Reduce memory usage in the sieve

[haampie]

Currently, memory usage of the prime sieve increases linearly with the size of the interval [lo, hi], while the number of primes only grows asymptotically as (hi) / log (hi). Furthermore, L1 memory caching is not exploited.

By implementing a segmented sieve both problems can be addressed at once: lowering memory consumption and increasing speed (in C++ I noticed up to 10x 5x better performance).

The current algorithm is basically:

1. Discover prime numbers p less than √hi
2. Cross off multiples of p starting at p * p.
3. Collect all prime numbers in [√hi, hi]

The suggested procedure is:

1. Discover all prime numbers p less than √hi
2. Divide [√hi, hi] into fixed size segments / smaller intervals (fitting L1 cache)
3. Outer loop: iterate over each segment
   • Inner loop: cross off all multiples of all primes in the current segment
   • Collect all primes in the current segment

You only need to store one segment (constant memory allocation) in step 2/3 and if the segment fits in L1 cache it is extremely fast, since you're iterating over it multiple times when sieving.

For reference see http://primesieve.org/

[ararslan]

Would you be willing to submit a PR for this? cc @pabloferz, who I think is quite familiar with the sieve code.

[haampie]

I could definitely look into it, but I'll have to experiment with the (very cool) wheel-idea first.

One issue: primesmask is exported as well and returns a boolean array over the whole interval [lo, hi], so that function can clearly not benefit from memory reduction. It could still benefit from cache optimization, but right now I think it is not completely trivial to use the same segmented sieve code for both primes and primesmask.

Also, I think I should show some numbers, otherwise it's just speculation :p

[pabloferz]

I wanted to implement a segmented sieve once, the only problem is, AFAIK, that there is no native way in Julia to find L1 cache sizes for any system, of course there are a couple of packages that we could use, but I don't fancy the idea of depending on them (I'd like to keep Primes.jl lightweight on dependencies).

An option is to chose a fixed size that certainly fits on L1 cache for the architectures that julia supports, but that would miss some performance on systems with bigger L1 cache. And yeah, in this case primesmask and primes would probably need to rely on different implementations, though I believe there's a way of mixing the current approach with a segmented sieve (I haven't really thought about it).

If you want to submit a PR, I can certainly have a look.

[haampie]

An optimistic (over)estimation of the cache size would still reduce cache misses with respect to the current implementation, but indeed it is messy to have a constant around. It would be interesting to see a cache-oblivious algorithm, but I doubt it exists.

One idea is to let the user decide the segment size and provide a reasonable default.
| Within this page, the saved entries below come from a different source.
#define F3_BAR()                         \
  do {                                   \
    __builtin_amdgcn_sched_barrier(0);   \
    __builtin_amdgcn_s_barrier();        \
    __builtin_amdgcn_sched_barrier(0);   \
  } while (0)
#define F3_FENCE() __builtin_amdgcn_sched_barrier(0)
#define F3_GRP(V, T)                                   \
  do {                                                 \
    __builtin_amdgcn_sched_group_barrier(0x008, 1, 0); \
    __builtin_amdgcn_sched_group_barrier(0x002, V, 0); \
    __builtin_amdgcn_sched_group_barrier(0x400, T, 0); \
  } while (0)
#define F3_RD(R) __builtin_amdgcn_sched_group_barrier(0x100, R, 0)
#ifdef MVOC_F3_STAMPS
__device__ unsigned long long f3_dbg[8];
#define F3_STAMP(i)                                                                      \
  do {                                                                                   \
    unsigned long long t_;                                                               \
    asm volatile("s_memtime %0\n\ts_waitcnt lgkmcnt(0)" : "=s"(t_)::"memory");          \
    if (blockIdx.x == 0 && tid == 0) { f3_acc[i] += t_ - f3_last; }                      \
    f3_last = t_;                                                                        \
  } while (0)
#else
#define F3_STAMP(i)
#endif
typedef unsigned u32x4 __attribute__((ext_vector_type(4)));
__device__ __forceinline__ void f3_dma(const u32x4 rsrc, unsigned voff, unsigned lds) {
  unsigned keep;
  asm volatile("s_mov_b32 %0, m0\n\ts_mov_b32 m0, %2\n\ts_nop 0\n\tbuffer_load_dwordx4 %1, %3, 0 offen lds\n\ts_mov_b32 m0, %0"
               : "=&s"(keep) : "v"(voff), "s"(lds), "s"(rsrc) : "memory");
}
__device__ __forceinline__ u32x4 f3_rsrc(const void* base, unsigned bytes) {
  const unsigned long long a = (unsigned long long)base;
  u32x4 r;
  r[0] = __builtin_amdgcn_readfirstlane((unsigned)a);
  r[1] = __builtin_amdgcn_readfirstlane((unsigned)(a >> 32));
  r[2] = __builtin_amdgcn_readfirstlane(bytes);
  r[3] = 0x00020000u;
  return r;
}
template <int N>
__device__ __forceinline__ void f3_wait_vm() {
  asm volatile("s_waitcnt vmcnt(%0)" ::"n"(N) : "memory");
}
#ifndef F3_W1
#define F3_W1 3
#endif
template <int NV>
__global__ __launch_bounds__(256, NV == 1 ? F3_W1 : 2) void flash3_kernel(const AttnArgs p) {
  constexpr int D = 64, NS = (NV == 1 && F3_W1 == 2) ? 4 : 3, TILE = 8192 * (1 + NV), PCS = 2 + 2 * NV;
  __shared__ __attribute__((aligned(1024))) char smem[NS * TILE];
#ifdef MVOC_F3_STAMPS
  unsigned long long f3_acc[6] = {0, 0, 0, 0, 0, 0}, f3_last = 0, f3_t0, f3_r0;
#endif
  const int tid = threadIdx.x, lane = tid & 63;
  const int wave = __builtin_amdgcn_readfirstlane(tid >> 6);
  const int r = lane & 31, h = lane >> 5;
#ifdef MVOC_F3_STAMPS
  asm volatile("s_memtime %0\n\ts_memrealtime %1\n\ts_waitcnt lgkmcnt(0)" : "=s"(f3_t0), "=s"(f3_r0)::"memory");
  f3_last = f3_t0;
#endif
  const unsigned logical = xcd_remap(blockIdx.x, gridDim.x);
  const unsigned qb_ = logical % (unsigned)p.qblocks, hb_ = logical / (unsigned)p.qblocks;
  const int head = (int)(hb_ % (unsigned)p.heads), b = (int)(hb_ / (unsigned)p.heads);
  const int q0 = (int)qb_ * 128 + wave * 32;
  const int nt = (p.tk + 63) >> 6;

  const unsigned k_rb = (unsigned)p.k_ts * 2u, v_rb = (unsigned)p.v_ts * 2u;
  const half_t* kb = p.k + (long)(b / p.kv_bdiv) * p.k_bs + head * D;
  const half_t* vb = p.v + (long)(b / p.kv_bdiv) * p.v_bs + head * D;
  const u32x4 rs_k = f3_rsrc(kb, (unsigned)(p.tk - 1) * k_rb + 128u);
  const u32x4 rs_v0 = f3_rsrc(vb, (unsigned)(p.tk - 1) * v_rb + 128u);
  const u32x4 rs_v1 = f3_rsrc(vb + p.v2_off, (unsigned)(p.tk - 1) * v_rb + 128u);
  unsigned ksrc[2], vsrc[2];
#pragma unroll
  for (int j = 0; j < 2; ++j) {
    const int key_l = 16 * wave + 8 * j + (lane >> 3), pc = lane & 7;
    ksrc[j] = (unsigned)key_l * k_rb + (unsigned)((pc ^ ((key_l >> 1) & 7)) * 16);
    vsrc[j] = (unsigned)key_l * v_rb + (unsigned)((pc ^ (((key_l >> 1) & 1) << 2)) * 16);
  }
  const unsigned ktile = 64u * k_rb, vtile = 64u * v_rb;
  const unsigned lds0 = (unsigned)(size_t)(__attribute__((address_space(3))) char*)smem;
  auto issue = [&](int tile, int so) {
    const unsigned base = lds0 + (unsigned)so + (unsigned)wave * 2048u;
#pragma unroll
    for (int j = 0; j < 2; ++j) f3_dma(rs_k, ksrc[j] + (unsigned)tile * ktile, base + j * 1024);
#pragma unroll
    for (int v = 0; v < NV; ++v)
#pragma unroll
      for (int j = 0; j < 2; ++j) f3_dma(v ? rs_v1 : rs_v0, vsrc[j] + (unsigned)tile * vtile, base + 8192 * (1 + v) + j * 1024);
  };
  const half_t* qp = p.q + (long)b * p.q_bs + head * D;
  const int qrow = min(q0 + r, p.tq - 1);
  half8_t qf[4];
#pragma unroll
  for (int s = 0; s < 4; ++s) qf[s] = *reinterpret_cast<const half8_t*>(qp + (long)qrow * p.q_ts + 16 * s + 8 * h);
  asm volatile("s_nop 4" ::: "memory");
  F3_FENCE();
#pragma unroll
  for (int t = 0; t < NS - 1; ++t) issue(t, t * TILE);
  F3_FENCE();

  f32x16 ot[NV][2];
#pragma unroll
  for (int v = 0; v < NV; ++v)
#pragma unroll
    for (int dt = 0; dt < 2; ++dt)
#pragma unroll
      for (int e = 0; e < 16; ++e) ot[v][dt][e] = 0.f;
  float mrun = -INFINITY, lrun = 0.f;
  f32x16 sa[2], sb[2];
  f32x16 zero16;
#pragma unroll
  for (int e = 0; e < 16; ++e) zero16[e] = 0.f;

  int kfo[4];
#pragma unroll
  for (int s = 0; s < 4; ++s) kfo[s] = r * 128 + (((2 * s + h) ^ ((r >> 1) & 7)) * 16);
  const int vq = (lane & 15) >> 2;
  int vfo[2];
#pragma unroll
  for (int dt = 0; dt < 2; ++dt) vfo[dt] = 8192 + (4 * h + vq) * 128 + (((32 * ((lane >> 4) & 1) + 8 * (lane & 3))) | ((dt ^ ((vq >> 1) & 1)) << 6));

  f3_wait_vm<(NS - 2) * PCS>();
  F3_BAR();
#pragma unroll
  for (int t = 0; t < 2; ++t) {
    sa[t] = zero16;
#pragma unroll
    for (int s = 0; s < 4; ++s) {
      const half8_t kf = *reinterpret_cast<const half8_t*>(smem + kfo[s] + 4096 * t);
      sa[t] = __builtin_amdgcn_mfma_f32_32x32x16_f16(kf, qf[s], sa[t], 0, 0, 0);
    }
  }
  int o_v = 0, o_k = TILE, o_w = (NS - 1) * TILE;

  auto body = [&](f32x16(&cur)[2], f32x16(&nxt)[2], const int t) {
    F3_STAMP(4);
    f3_wait_vm<(NS - 3) * PCS>();
    F3_BAR();
    F3_STAMP(0);
    issue(t + NS - 1, o_w);
    F3_FENCE();
    F3_STAMP(1);
    const char* Kn = smem + o_k;
    const char* Vc = smem + o_v;
    if (__builtin_amdgcn_readfirstlane((t == nt - 1) && (p.tk & 63))) {
#pragma unroll
      for (int tt = 0; tt < 2; ++tt)
#pragma unroll
        for (int e = 0; e < 16; ++e)
          if (t * 64 + 32 * tt + 8 * (e >> 2) + 4 * h + (e & 3) >= p.tk) cur[tt][e] = -INFINITY;
    }
    F3_FENCE();
    half8_t kf[2][4];
#pragma unroll
    for (int s = 0; s < 2; ++s)
#pragma unroll
      for (int tt = 0; tt < 2; ++tt) kf[tt][s] = *reinterpret_cast<const half8_t*>(Kn + kfo[s] + 4096 * tt);
    half8_t pf[2];
    half8_t vf[3][NV][2];
    auto vread = [&](const int f) {
#pragma unroll
      for (int v = 0; v < NV; ++v)
#pragma unroll
        for (int dt = 0; dt < 2; ++dt) {
          const char* va = Vc + 8192 * v + vfo[dt] + (32 * (f >> 1) + 16 * (f & 1)) * 128;
          const fp16x4_t lo = __builtin_amdgcn_ds_read_tr16_b64_v4f16((__attribute__((address_space(3))) fp16x4_t*)va);
          const fp16x4_t hi = __builtin_amdgcn_ds_read_tr16_b64_v4f16((__attribute__((address_space(3))) fp16x4_t*)(va + 8 * 128));
#pragma unroll
          for (int e = 0; e < 4; ++e) {
            vf[f % 3][v][dt][e] = (half_t)lo[e];
            vf[f % 3][v][dt][4 + e] = (half_t)hi[e];
          }
        }
    };
    vread(0);
    F3_FENCE();
    auto smma = [&](const int i) {
      const int tt = i & 1, s_ = i >> 1;
      nxt[tt] = __builtin_amdgcn_mfma_f32_32x32x16_f16(kf[tt][s_], qf[s_], s_ == 0 ? zero16 : nxt[tt], 0, 0, 0);
    };
    auto pvmma = [&](const int f, const int dt) {
#pragma unroll
      for (int v = 0; v < NV; ++v) ot[v][dt] = __builtin_amdgcn_mfma_f32_32x32x16_f16(vf[f % 3][v][dt], pf[f & 1], ot[v][dt], 0, 0, 0);
    };
    float mx = fmaxf(cur[0][0], cur[0][1]);
#pragma unroll
    for (int tt = 0; tt < 2; ++tt)
#pragma unroll
      for (int e = tt ? 0 : 2; e < 16; e += 2) mx = __builtin_fmaxf(__builtin_fmaxf(mx, cur[tt][e]), cur[tt][e + 1]);
    smma(0); smma(1); smma(2);
    if constexpr (NV == 2) smma(3);
    mx = flash_xhalf_max(mx);
    if constexpr (NV == 1) { F3_GRP(6, 0); F3_GRP(6, 0); F3_GRP(6, 0); }
    else { F3_GRP(4, 0); F3_GRP(5, 0); F3_GRP(4, 0); F3_GRP(5, 0); }
    F3_STAMP(2);
    if (__any((mx - mrun) * p.scale_log2 > FLASH_THR)) {
      const float mnew = fmaxf(mrun, mx);
      const float alpha = __builtin_amdgcn_exp2f((mrun - mnew) * p.scale_log2);
      mrun = mnew;
      lrun *= alpha;
#pragma unroll
      for (int v = 0; v < NV; ++v)
#pragma unroll
        for (int dt = 0; dt < 2; ++dt)
#pragma unroll
          for (int e = 0; e < 16; ++e) ot[v][dt][e] *= alpha;
    }
    F3_FENCE();
    const f32x2 sc2 = {p.scale_log2, p.scale_log2}, mc2 = {-mrun * p.scale_log2, -mrun * p.scale_log2};
#pragma unroll
    for (int s = 2; s < 4; ++s)
#pragma unroll
      for (int tt = 0; tt < 2; ++tt) kf[tt][s] = *reinterpret_cast<const half8_t*>(Kn + kfo[s] + 4096 * tt);
#pragma unroll
    for (int f = 0; f < 4; ++f) {
      const int tt = f >> 1, s_ = f & 1;
      if (f < 3) vread(f + 1);
      half8_t& pn = pf[f & 1];
      float x[8];
#pragma unroll
      for (int j = 0; j < 8; j += 2) {
        const f32x2 a = __builtin_elementwise_fma(f32x2{cur[tt][8 * s_ + j], cur[tt][8 * s_ + j + 1]}, sc2, mc2);
        x[j] = __builtin_amdgcn_exp2f(a[0]);
        x[j + 1] = __builtin_amdgcn_exp2f(a[1]);
      }
#pragma unroll
      for (int j = 0; j < 8; ++j) pn[j] = (half_t)x[j];
#pragma unroll
      for (int j = 0; j < 4; ++j) lrun = __builtin_amdgcn_fdot2(half2_t{pn[2 * j], pn[2 * j + 1]}, half2_t{(half_t)1.f, (half_t)1.f}, lrun, false);
      if (f == 0) {
        smma(NV == 1 ? 3 : 4); smma(NV == 1 ? 4 : 5);
        if constexpr (NV == 2) { smma(6); smma(7); } else smma(5);
      } else {
        pvmma(f - 1, 0); pvmma(f - 1, 1);
        if constexpr (NV == 1) { if (f < 3) smma(5 + f); }
      }
    }
    pvmma(3, 0);
    pvmma(3, 1);
    if constexpr (NV == 1) {
      F3_RD(8); F3_GRP(5, 3); F3_GRP(5, 2); F3_GRP(5, 3);
      F3_RD(4); F3_GRP(5, 2); F3_GRP(5, 3); F3_GRP(5, 2);
      F3_RD(4); F3_GRP(5, 3); F3_GRP(5, 2); F3_GRP(5, 3);
      F3_GRP(5, 2); F3_GRP(5, 3); F3_GRP(5, 2); F3_GRP(5, 2);
    } else {
      F3_RD(12); F3_GRP(3, 2); F3_GRP(3, 2); F3_GRP(3, 2); F3_GRP(3, 2);
      F3_RD(8); F3_GRP(3, 2); F3_GRP(3, 2); F3_GRP(3, 2); F3_GRP(3, 2);
      F3_RD(8); F3_GRP(3, 2); F3_GRP(3, 2); F3_GRP(3, 2); F3_GRP(3, 2);
      F3_GRP(3, 2); F3_GRP(3, 2); F3_GRP(3, 2); F3_GRP(3, 2);
      F3_GRP(3, 0); F3_GRP(3, 0); F3_GRP(3, 0); F3_GRP(3, 0);
    }
    F3_FENCE();
    F3_STAMP(3);
    const int o_ = o_v; o_v = o_k;
    o_k = o_k + TILE == NS * TILE ? 0 : o_k + TILE;
    o_w = o_;
  };
#pragma unroll 1
  for (int t = 0;; t += 2) {
    body(sa, sb, t);
    if (t + 1 >= nt) break;
    body(sb, sa, t + 1);
    if (t + 2 >= nt) break;
  }
  f3_wait_vm<0>();
#ifdef MVOC_F3_STAMPS
  if (blockIdx.x == 0 && tid == 0) {
    unsigned long long t1_, r1_;
    asm volatile("s_memtime %0\n\ts_memrealtime %1\n\ts_waitcnt lgkmcnt(0)" : "=s"(t1_), "=s"(r1_)::"memory");
    for (int i = 0; i < 5; ++i) f3_dbg[i] = f3_acc[i];
    f3_dbg[5] = t1_ - f3_t0;
    f3_dbg[7] = r1_ - f3_r0;
    f3_dbg[6] = (unsigned long long)nt;
  }
#endif

  const float ltot = lrun + __shfl_xor(lrun, 32);
  const float inv = 1.0f / ltot;
  if (q0 + r < p.tq) {
#pragma unroll
    for (int v = 0; v < NV; ++v) {
      half_t* op = p.out + v * p.o2_off + (long)b * p.o_bs + (long)(q0 + r) * p.o_ts + head * D;
#pragma unroll
      for (int dt = 0; dt < 2; ++dt)
#pragma unroll
        for (int q = 0; q < 4; ++q) {
          half4_t o;
#pragma unroll
          for (int e = 0; e < 4; ++e) o[e] = (half_t)(ot[v][dt][q * 4 + e] * inv);
          *reinterpret_cast<half4_t*>(op + 32 * dt + 8 * q + 4 * h) = o;
        }
    }
  }
}
#undef F3_BAR
#undef F3_FENCE
#undef F3_GRP
#undef F3_RD
#undef F3_STAMP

Maybe a signature like

primes(lo, hi; segment_size = 32 * 1024)

[oscardssmith]

Is there a way to see if a package is installed, and use it if it exists?

[ararslan]

@oscardssmith No

[pabloferz]

@oscardssmith just for reference, that kind of question is better suited for a site like https://discourse.julialang.org/

[haampie]

Since this is the first issue I have ever opened related to Julia, I feel like I should close it at some point as well.

At the moment I have implemented an absolute monstrosity that unrolls the inner loop of the {2,3,5}-prime wheel sieve with @goto statements such that it removes 8 multiples of a prime per iteration. It's roughly 9x faster than the current Primes._primesmask function for n around 500_000. Probably I could generate this code from a macro.

The next step is to reduce the memory from O(n) to O(√n / log n) by saving just an O(1) chunk of memory that fits in L1 cache, and keeping an O(√n / log n) list of siever primes up to √n. I'm hoping that would also be 5x to 10x faster for large n...

Lastly with Julia 1.3 it should not be hard to make it multithreaded, right?

[haampie]

I've now implemented a cache-friendly version here: https://github.com/haampie/FastPrimeSieve.jl. It generates the unrolled sieving loop with macro's, which is kinda neat.

I'm getting a 12x speedup 🚀 for the prime-counting function for n = 1_000_000_000.

Last things are to see how to contribute it back to this package and consider multithreading.